_Problem_:
Exactly reproduce the lines from the top of the entries below through the line containing "## Skip serial", with both ends included.

_Material provided_:
####################
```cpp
template<typename CT>
DEV int processWindowFast(FastBatch const & FB, uint64_t const widx, LDSQ uint8_t * lds, bool const resume = false)
{
	WindowBatch const & B = FB.W;
	FastEngine<CT> E;
#if defined(DACC_EMUL)
	{ char const * pz = getenv("DACC_EMUL_POISON"); if ( pz ) __builtin_memset(static_cast<void *>(&E),atoi(pz),sizeof(E)); }
#endif
	if ( B.pregen && ((B.pregen[widx>>5] >> (widx&31)) & 1) ) return FW_DONE;
	E.mao = 0; E.k = 0; E.kmask = 0; E.npre = E.nlast = E.nn = E.nmfirst = E.nmlast = 0; E.n0 = E.npool = E.nlinks = E.nwF = E.nwR = 0; E.nF = E.nL = 0;
	E.nsiq = E.ncdh = E.nacc = 0; E.rstop = 0; E.roundT0 = 0; E.cfree = 0; E.pvpath = E.pvrp = E.pvnf = 0; E.pvcl = 0; E.nmid = 0; E.midbase = 0; E.nLmagic = 0;
	E.T = B.T; E.P = B.P; E.nrows = FB.F.nrows; E.nsup = FB.F.nsup; E.vst = FB.dpsq_vst;
	E.gslab = 0; E.gtab = FB.tab32; E.sfresh = true; E.sdirty = false;
	if ( CT::gw )
	{
#if defined(DACC_EMUL)
		E.gslab = FB.gslab;
#else
		E.gslab = FB.gslab + static_cast<uint64_t>(blockIdx.x)*FB.gstride;
#endif
		if constexpr ( FastOneSlab<CT>::value != 0 ) E.gslab = (uint8_t *)(lds) + FastLds<CT>::g_base;
	}
	E.lane = wv_lane(); E.flags = 0; E.prof = B.prof; E.feasneed = FB.feasneed;
#if defined(DACC_EMUL)
	E.feascount = false; E.feasapplied = false; E.nwFall = E.nwRall = 0;
#endif
#if defined(DACC_LEDGER)
	E.ledger = FB.ledger;
#endif
#if defined(DACC_PROFILE) && !defined(DACC_EMUL)
	uint64_t * const prof = E.prof;
#endif
#if defined(DACC_EMUL)
	g_fstats.clear();
#endif
	E.L.base = lds;
	FastLds<CT> const & L = E.L;
	int const lane = E.lane;
	PROF_T0
	int32_t curff = B.P.maxff;
	uint32_t hslot = 0;
	bool const handable = FB.hand != 0 && B.P.klow == B.P.khigh && CT::gw != 0;
	if ( resume && B.P.klow == B.P.khigh )
	{
		WindowOut const prev = B.wout[widx];
		if ( prev.status == WS_RETRY && prev.filterfreq <= B.P.maxff && prev.filterfreq >= B.P.minff )
// ... 240 lines not shown
```

Before: 41.81 Mbase/s.

## Skip serial heap ordering on weight ties unless top consensus is ambiguous

When candidate weights tie, the old code always fell back to a single-lane heap pop/push to order candidates. The new path resolves ties with a stable parallel rank sort, decodes and scores the candidates, and reruns the exact heap ordering only if the best candidate shares its error and weight with a different sequence. It also splits stretch-lookup and piece construction out of the pool builder into separate routines called later, after the reachability check. The cost is a possible second decode-and-score pass on ambiguous ties. The DACC_TIE_FAST switch, on by default, controls this.

Measured after the change: 42.64 Mbase/s, median of 6. 1.02x the previous value.

```diff
diff --git a/daccord_amd/csrc/capi.hip b/daccord_amd/csrc/capi.hip
--- a/daccord_amd/csrc/capi.hip
+++ b/daccord_amd/csrc/capi.hip
@@ -342,6 +342,7 @@
 	char const * ta = getenv("DACC_T7_ADAPT"); c->env_t7adapt = !(ta && ta[0] == '0');
 	char const * dr = getenv("DACC_DEBUG_RETRY"); c->env_dbgretry = (dr && dr[0] == '1');
 	{ char const * fn = getenv("DACC_FEAS_NEED"); c->env_feasneed = (fn && fn[0] == '0') ? 0u : 1u; }
+	{ char const * tf = getenv("DACC_TIE_FAST"); c->env_tiefast = (tf && tf[0] == '0') ? 0u : 1u; }
 	if ( hipStreamCreate(&c->stream.h) != hipSuccess ) { delete c; return DACC_EHIP; }
 	{ int lo = 0, hi = 0; hipDeviceGetStreamPriorityRange(&lo,&hi); if ( hipStreamCreateWithPriority(&c->stream2.h,hipStreamNonBlocking,hi) != hipSuccess ) { delete c; return DACC_EHIP; } }
 	hipEventCreateWithFlags(&c->evFirstTier.h,hipEventDisableTiming); hipEventCreateWithFlags(&c->evEarlyGeneric.h,hipEventDisableTiming); hipEventCreateWithFlags(&c->evPrescan.h,hipEventDisableTiming);
@@ -459,7 +460,7 @@
 }
 static FastBatch stageBatch(dacc_ctx * c, WindowBatch const & WB, uint32_t const id, bool const chain = true)
 {
-	FastBatch FB; FB.W = WB; FB.F = c->BP.stageCaps(id); FB.dpsq_vst = c->d_vst.p; FB.tab32 = c->d_tab32.p; FB.feasneed = c->env_feasneed;
+	FastBatch FB; FB.W = WB; FB.F = c->BP.stageCaps(id); FB.dpsq_vst = c->d_vst.p; FB.tab32 = c->d_tab32.p; FB.feasneed = c->env_feasneed; FB.tiefast = c->env_tiefast;
 	if ( !chain ) return FB;
 	FB.hand = c->handcap ? c->d_hand.p : static_cast<uint64_t *>(0); FB.handctr = c->d_handctr.p; FB.handcap = c->handcap; FB.handwords = c->TP.handwords;
 #if defined(DACC_LEDGER)
diff --git a/daccord_amd/csrc/context.hpp b/daccord_amd/csrc/context.hpp
--- a/daccord_amd/csrc/context.hpp
+++ b/daccord_amd/csrc/context.hpp
@@ -98,6 +98,7 @@
 	uint32_t tr_grid = 0, tr_lds = 0, tr_words = 0, tr_lanes = 0, trace_bytes = 0, win_grid = 0;
 	int env_sched = 1, env_dbgretry = 0, env_t7adapt = 1, env_trdyn = 1;
 	uint32_t env_feasneed = 1;
+	uint32_t env_tiefast = 1;
 	std::vector<uint32_t> retry_flags;
 	std::vector<dacc_fragment> frags; std::string bases;
 	std::vector<int32_t> pile_status; std::vector<std::string> pile_errors; std::string pile_errors_joined;
diff --git a/daccord_amd/csrc/fast_window.hpp b/daccord_amd/csrc/fast_window.hpp
--- a/daccord_amd/csrc/fast_window.hpp
+++ b/daccord_amd/csrc/fast_window.hpp
@@ -447,6 +447,7 @@
 	uint32_t const * tab32 = 0;
 	uint64_t * hand = 0; uint32_t * handctr = 0; uint32_t handcap = 0, handwords = 0;
 	uint32_t feasneed = 1;
+	uint32_t tiefast = 1;
 #if defined(DACC_LEDGER)
 	uint32_t ledger = 0;
 #endif
@@ -472,13 +473,13 @@
 #define FW_THRES_05   2147483648ull
 
 #if defined(DACC_EMUL)
-struct FastStats { uint32_t v[32]; void clear() { for ( int i = 0; i < 32; ++i ) v[i] = 0; } void mx(int i, uint32_t x) { if ( x > v[i] ) v[i] = x; } void add(int i, uint32_t x) { v[i] += x; } };
+struct FastStats { enum { N = 33 }; uint32_t v[N]; void clear() { for ( int i = 0; i < N; ++i ) v[i] = 0; } void mx(int i, uint32_t x) { if ( x > v[i] ) v[i] = x; } void add(int i, uint32_t x) { v[i] += x; } };
 static FastStats g_fstats;
 static inline void fstats_dump(int const tier)
 {
 	static FILE * sf = 0; static bool tried = false;
 	if ( !tried ) { tried = true; char const * fn = getenv("DACC_EMUL_STATS"); if ( fn ) sf = fopen(fn,"w"); }
-	if ( sf ) { fprintf(sf,"%d",tier); for ( int i = 0; i < 32; ++i ) fprintf(sf," %u",g_fstats.v[i]); fprintf(sf,"\n"); fflush(sf); }
+	if ( sf ) { fprintf(sf,"%d",tier); for ( int i = 0; i < FastStats::N; ++i ) fprintf(sf," %u",g_fstats.v[i]); fprintf(sf,"\n"); fflush(sf); }
 }
 static inline FILE * ftrav_file() { static FILE * f = 0; static bool tried = false; if ( !tried ) { tried = true; char const * fn = getenv("DACC_EMUL_TRAV"); if ( fn ) f = fopen(fn,"w"); } return f; }
 #define FSTAT_MX(i,x) g_fstats.mx(i,x)
@@ -636,13 +637,16 @@
 	uint32_t n0, npool, nlinks, nwF, nwR;
 	uint32_t nF, nL;
 	uint32_t feasneed;
+	uint32_t tiefast;
 
 #if defined(DACC_EMUL)
 	bool feascount, feasapplied; uint32_t nwFall, nwRall;
 	DEV bool feasNeedOn() const { char const * e = getenv("DACC_FEAS_NEED"); return !(e && e[0] == '0'); }
+	DEV bool tieFastOn() const { char const * e = getenv("DACC_TIE_FAST"); return !(e && e[0] == '0'); }
 #else
 	static constexpr bool feascount = false;
 	DEV bool feasNeedOn() const { return feasneed != 0; }
+	DEV bool tieFastOn() const { return tiefast != 0; }
 #endif
 #if defined(DACC_EMUL)
 	DEV void over_(uint32_t b, int line) { flags |= b; static char const * ov = getenv("DACC_EMUL_OVER"); if ( ov ) fprintf(stderr,"[over] tier maxs=%d line %d bits 0x%x nn=%u n0=%u npool=%u nF=%u nL=%u nwF=%u nwR=%u rstop=%u\n",int(CT::maxs)*10000+int(CT::ncap),line,b,nn,n0,npool,nF,nL,nwF,nwR,rstop); }
@@ -1283,6 +1287,12 @@
 		if ( wv_any(dup) ) { over(32); n0 = 0; return; }
 		n0 = ns;
 		wv_sync();
+	}
+	DEV void computeStretchLookups()
+	{
+		uint32_t const ns = n0, p2 = next_pow2(ns < 2 ? 2 : ns);
+		LEDGER_REP(20)
+		{
 		for ( uint32_t z = lane; z < nn; z += WSZ ) { L.npred()[z] = SNONE; L.lhead()[z] = SNONE; }
 		for ( uint32_t q = lane; q < p2; q += WSZ ) L.skey()[q] = q < ns ? ((static_cast<uint64_t>(L.slast()[q])<<SB) | q) : ~0ull;
 		wv_sync();
@@ -1295,6 +1305,7 @@
 			if ( q == 0 || (L.skey()[q-1]>>SB) != (e>>SB) ) L.lhead()[e>>SB] = q;
 		}
 		wv_sync();
+		}
 	}
 
 	DEV void makePiece(uint32_t const id, uint32_t const par, uint32_t const a, uint32_t const b)
@@ -1355,28 +1366,8 @@
 			for ( uint32_t c = 0; c < nF; ++c ) cnt += (L.parF()[c] != SNONE);
 			for ( uint32_t c = 0; c < nL; ++c ) cnt += (L.parL()[c] != SNONE);
 			if ( n0 + 2*cnt + 1 > CT::scap || n0 + 2*cnt + 1 > SMAX ) { over(32); return; }
-		}
-		{
-			uint32_t id = n0;
-			for ( uint32_t c0 = 0; c0 < nF + nL; c0 += WSZ )
-			{
-				uint32_t const c = c0 + lane;
-				bool const isF = c < nF, act = c < nF + nL;
-				uint32_t const ci = isF ? c : c - nF;
-				uint32_t const par = act ? (isF ? L.parF()[ci] : L.parL()[ci]) : static_cast<uint32_t>(SNONE);
-				bool const has = act && par != SNONE;
-				uint32_t tot; uint32_t const pre = wv_scan_flag(has,tot);
-				if ( has )
-				{
-					uint32_t const pid = id + 2*pre, pos = isF ? L.posF()[ci] : L.posL()[ci];
-					if ( isF ) L.pieF()[ci] = pid; else L.pieL()[ci] = pid;
-					makePiece(pid,par,0,pos); makePiece(pid+1,par,pos,L.sslen()[par]-1);
-				}
-				id += 2*tot;
-			}
-			npool = id;
-		}
-		wv_sync();
+			npool = n0 + 2*cnt;
+		}
 		nmid = 0; midbase = npool;
 		{
 			uint64_t pm = 0;
@@ -1410,14 +1401,39 @@
 				wv_sync();
 				nm = wv_bcast(nm,0);
 				if ( nm > MIDCAP || npool + nm > CT::scap || npool + nm > SMAX ) { over(32); return; }
-				for ( uint32_t m = lane; m < nm; m += WSZ ) makePiece(npool+m,L.midpar()[m],L.midA()[m],L.midB()[m]);
 				nmid = nm; npool += nm;
-				wv_sync();
-			}
-		}
+			}
+		}
+	}
+	DEV void makePieces()
+	{
+		LEDGER_REP(20)
+		{
+		{
+			uint32_t id = n0;
+			for ( uint32_t c0 = 0; c0 < nF + nL; c0 += WSZ )
+			{
+				uint32_t const c = c0 + lane;
+				bool const isF = c < nF, act = c < nF + nL;
+				uint32_t const ci = isF ? c : c - nF;
+				uint32_t const par = act ? (isF ? L.parF()[ci] : L.parL()[ci]) : static_cast<uint32_t>(SNONE);
+				bool const has = act && par != SNONE;
+				uint32_t tot; uint32_t const pre = wv_scan_flag(has,tot);
+				if ( has )
+				{
+					uint32_t const pid = id + 2*pre, pos = isF ? L.posF()[ci] : L.posL()[ci];
+					if ( isF ) L.pieF()[ci] = pid; else L.pieL()[ci] = pid;
+					makePiece(pid,par,0,pos); makePiece(pid+1,par,pos,L.sslen()[par]-1);
+				}
+				id += 2*tot;
+			}
+		}
+		wv_sync();
+		for ( uint32_t m = lane; m < nmid; m += WSZ ) makePiece(midbase+m,L.midpar()[m],L.midA()[m],L.midB()[m]);
+		wv_sync();
 		for ( uint32_t id = n0 + lane; id < npool; id += WSZ ) L.ppos()[id] = basePos(id);
 		wv_sync();
-
+		}
 	}
 
 	DEV bool pairReachable()
@@ -3322,6 +3338,8 @@
 			if ( !reach ) { FSTAT_ADD(23,1); PROF(*this,16) return false; }
 		}
 #endif
+		computeStretchLookups();
+		makePieces();
 		PROF(*this,16)
 		loadTab();
 		PROF(*this,17)
@@ -3569,75 +3587,118 @@
 		PROF(*this,12)
 		wv_sync();
 		uint32_t const nkept = wv_bcast(ncdh,0);
-		{
-			uint32_t tie = 0;
+		bool const tiefast = tieFastOn();
+		bool exact = false;
+		uint32_t tie = 0;
+		while ( true )
+		{
+			if ( !exact )
+			{
+				LEDGER_REP(18)
+				{
+				tie = 0;
+				for ( uint32_t c = lane; c < nkept; c += WSZ )
+				{
+					FCC const e = ldget(L.cdh()+c);
+					uint32_t rank = 0;
+					for ( uint32_t j = 0; j < nkept; ++j ) { uint64_t const wj = L.cdh()[j].w; rank += (wj > e.w || (wj == e.w && j < c)) ? 1u : 0u; tie |= (wj == e.w && j != c) ? 1u : 0u; }
+					ldput(L.acc()+rank,e);
+				}
+				tie = wv_any(tie);
+				}
+				FSTAT_ADD(21,tie ? 1u : 0u); FSTAT_ADD(22,nkept ? 1u : 0u);
+				if ( tie && !tiefast ) exact = true;
+				wv_sync();
+			}
+			if ( exact )
+			{
+#if defined(DACC_LEDGER)
+				FCC keep_[WSZ >= 16 ? 1 : 16]; for ( uint32_t c = lane; c < nkept; c += WSZ ) keep_[c/WSZ] = ldget(L.cdh()+c);
+#endif
+				LEDGER_REP(18)
+				{
+#if defined(DACC_LEDGER)
+				wv_sync(); for ( uint32_t c = lane; c < nkept; c += WSZ ) ldput(L.cdh()+c,keep_[c/WSZ]); wv_sync();
+#endif
+				if ( lane == 0 )
+				{
+					uint32_t nh = nkept, nch = 0, na = 0;
+					while ( nh ) { FCC const c = ldget(L.cdh()); spop<FCC,true>(L.cdh(),nh); spush<FCC,false>(L.ch(),nch,c); }
+					while ( nch ) { ldput(L.acc()+na,ldget(L.ch())); ++na; spop<FCC,false>(L.ch(),nch); }
+				}
+				}
+				if ( lane == 0 ) FSTAT_ADD(32,tiefast ? 1u : 0u);
+				wv_sync();
+			}
 			for ( uint32_t c = lane; c < nkept; c += WSZ )
 			{
-				FCC const e = ldget(L.cdh()+c);
-				uint32_t rank = 0;
-				for ( uint32_t j = 0; j < nkept; ++j ) { uint64_t const wj = L.cdh()[j].w; rank += (wj > e.w) ? 1u : 0u; tie |= (wj == e.w && j != c) ? 1u : 0u; }
-				ldput(L.acc()+rank,e);
-			}
-			tie = wv_any(tie);
-			FSTAT_ADD(21,tie ? 1u : 0u); FSTAT_ADD(22,nkept ? 1u : 0u);
+				uint32_t const slot = L.acc()[c].o, n = L.acc()[c].l & 0xFF;
+				uint32_t len = 0;
+				LEDGER_REP(19) len = decodeSeq(L.cseq()+FSEQCAP*slot,n,L.consL()+c*CONSROW);
+				L.acc()[c].o = c*CONSROW; L.acc()[c].l = len;
+			}
 			wv_sync();
-			if ( lane == 0 )
-			{
-				if ( tie )
-				{
-					uint32_t nch = 0;
-					while ( ncdh ) { FCC const c = ldget(L.cdh()); spop<FCC,true>(L.cdh(),ncdh); spush<FCC,false>(L.ch(),nch,c); }
-					while ( nch ) { ldput(L.acc()+nacc,ldget(L.ch())); ++nacc; spop<FCC,false>(L.ch(),nch); }
-				}
-				else { nacc = nkept; ncdh = 0; }
-			}
-		}
-		wv_sync();
-		uint32_t const nc = wv_bcast(nacc,0);
-		nacc = nc;
-		for ( uint32_t c = lane; c < nc; c += WSZ )
-		{
-			uint32_t const slot = L.acc()[c].o, n = L.acc()[c].l & 0xFF;
-			uint32_t const len = decodeSeq(L.cseq()+FSEQCAP*slot,n,L.consL()+c*CONSROW);
-			L.acc()[c].o = c*CONSROW; L.acc()[c].l = len;
-		}
-		wv_sync();
-		LEDGER_REP(14)
-		for ( uint32_t t = lane; t < nc*mao; t += WSZ )
-		{
-			uint32_t const c = t / mao, j = t - c*mao;
-			L.canderr()[t] = myersDistance(j,L.consL() + L.acc()[c].o,L.acc()[c].l);
-		}
-		wv_sync();
-		for ( uint32_t c = lane; c < nc; c += WSZ )
-		{
-			uint32_t s = 0;
-			for ( uint32_t j = 0; j < mao; ++j ) s += L.canderr()[c*mao+j];
-			L.accerr()[c] = s;
-		}
-		wv_sync();
-		{
-			LDSQ uint32_t * const serr = reinterpret_cast<LDSQ uint32_t *>(L.canderr());
-			static_assert(16*CT::maxs >= 64 && (FastLds<CT>::o_canderr & 3) == 0,"sorted error sums borrow the candidate error bytes");
-			for ( uint32_t c = lane; c < nc; c += WSZ )
-			{
-				uint32_t const e = L.accerr()[c];
-				uint32_t rank = 0;
-				for ( uint32_t j = 0; j < nc; ++j ) { uint32_t const ej = L.accerr()[j]; rank += (ej < e || (ej == e && j < c)) ? 1u : 0u; }
-				ldput(L.ch()+rank,ldget(L.acc()+c));
-				serr[rank] = e;
+			LEDGER_REP(14)
+			for ( uint32_t t = lane; t < nkept*mao; t += WSZ )
+			{
+				uint32_t const c = t / mao, j = t - c*mao;
+				L.canderr()[t] = myersDistance(j,L.consL() + L.acc()[c].o,L.acc()[c].l);
 			}
 			wv_sync();
-			for ( uint32_t c = lane; c < nc; c += WSZ ) { ldput(L.acc()+c,ldget(L.ch()+c)); L.accerr()[c] = serr[c]; }
-		}
-		wv_sync();
+			for ( uint32_t c = lane; c < nkept; c += WSZ )
+			{
+				uint32_t s = 0;
+				for ( uint32_t j = 0; j < mao; ++j ) s += L.canderr()[c*mao+j];
+				L.accerr()[c] = s;
+			}
+			wv_sync();
+			{
+				LDSQ uint32_t * const serr = reinterpret_cast<LDSQ uint32_t *>(L.canderr());
+				static_assert(16*CT::maxs >= 64 && (FastLds<CT>::o_canderr & 3) == 0,"sorted error sums borrow the candidate error bytes");
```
####################
_Task answer_:
```cpp
template<typename CT>
DEV int processWindowFast(FastBatch const & FB, uint64_t const widx, LDSQ uint8_t * lds, bool const resume = false)
{
	WindowBatch const & B = FB.W;
	FastEngine<CT> E;
#if defined(DACC_EMUL)
	{ char const * pz = getenv("DACC_EMUL_POISON"); if ( pz ) __builtin_memset(static_cast<void *>(&E),atoi(pz),sizeof(E)); }
#endif
	if ( B.pregen && ((B.pregen[widx>>5] >> (widx&31)) & 1) ) return FW_DONE;
	E.mao = 0; E.k = 0; E.kmask = 0; E.npre = E.nlast = E.nn = E.nmfirst = E.nmlast = 0; E.n0 = E.npool = E.nlinks = E.nwF = E.nwR = 0; E.nF = E.nL = 0;
	E.nsiq = E.ncdh = E.nacc = 0; E.rstop = 0; E.roundT0 = 0; E.cfree = 0; E.pvpath = E.pvrp = E.pvnf = 0; E.pvcl = 0; E.nmid = 0; E.midbase = 0; E.nLmagic = 0;
	E.T = B.T; E.P = B.P; E.nrows = FB.F.nrows; E.nsup = FB.F.nsup; E.vst = FB.dpsq_vst;
	E.gslab = 0; E.gtab = FB.tab32; E.sfresh = true; E.sdirty = false;
	if ( CT::gw )
	{
#if defined(DACC_EMUL)
		E.gslab = FB.gslab;
#else
		E.gslab = FB.gslab + static_cast<uint64_t>(blockIdx.x)*FB.gstride;
#endif
		if constexpr ( FastOneSlab<CT>::value != 0 ) E.gslab = (uint8_t *)(lds) + FastLds<CT>::g_base;
	}
	E.lane = wv_lane(); E.flags = 0; E.prof = B.prof; E.feasneed = FB.feasneed;
#if defined(DACC_EMUL)
	E.feascount = false; E.feasapplied = false; E.nwFall = E.nwRall = 0;
#endif
#if defined(DACC_LEDGER)
	E.ledger = FB.ledger;
#endif
#if defined(DACC_PROFILE) && !defined(DACC_EMUL)
	uint64_t * const prof = E.prof;
#endif
#if defined(DACC_EMUL)
	g_fstats.clear();
#endif
	E.L.base = lds;
	FastLds<CT> const & L = E.L;
	int const lane = E.lane;
	PROF_T0
	int32_t curff = B.P.maxff;
	uint32_t hslot = 0;
	bool const handable = FB.hand != 0 && B.P.klow == B.P.khigh && CT::gw != 0;
	if ( resume && B.P.klow == B.P.khigh )
	{
		WindowOut const prev = B.wout[widx];
		if ( prev.status == WS_RETRY && prev.filterfreq <= B.P.maxff && prev.filterfreq >= B.P.minff )
// ... 240 lines not shown
```

Before: 41.81 Mbase/s.

## Skip serial heap ordering on weight ties unless top consensus is ambiguous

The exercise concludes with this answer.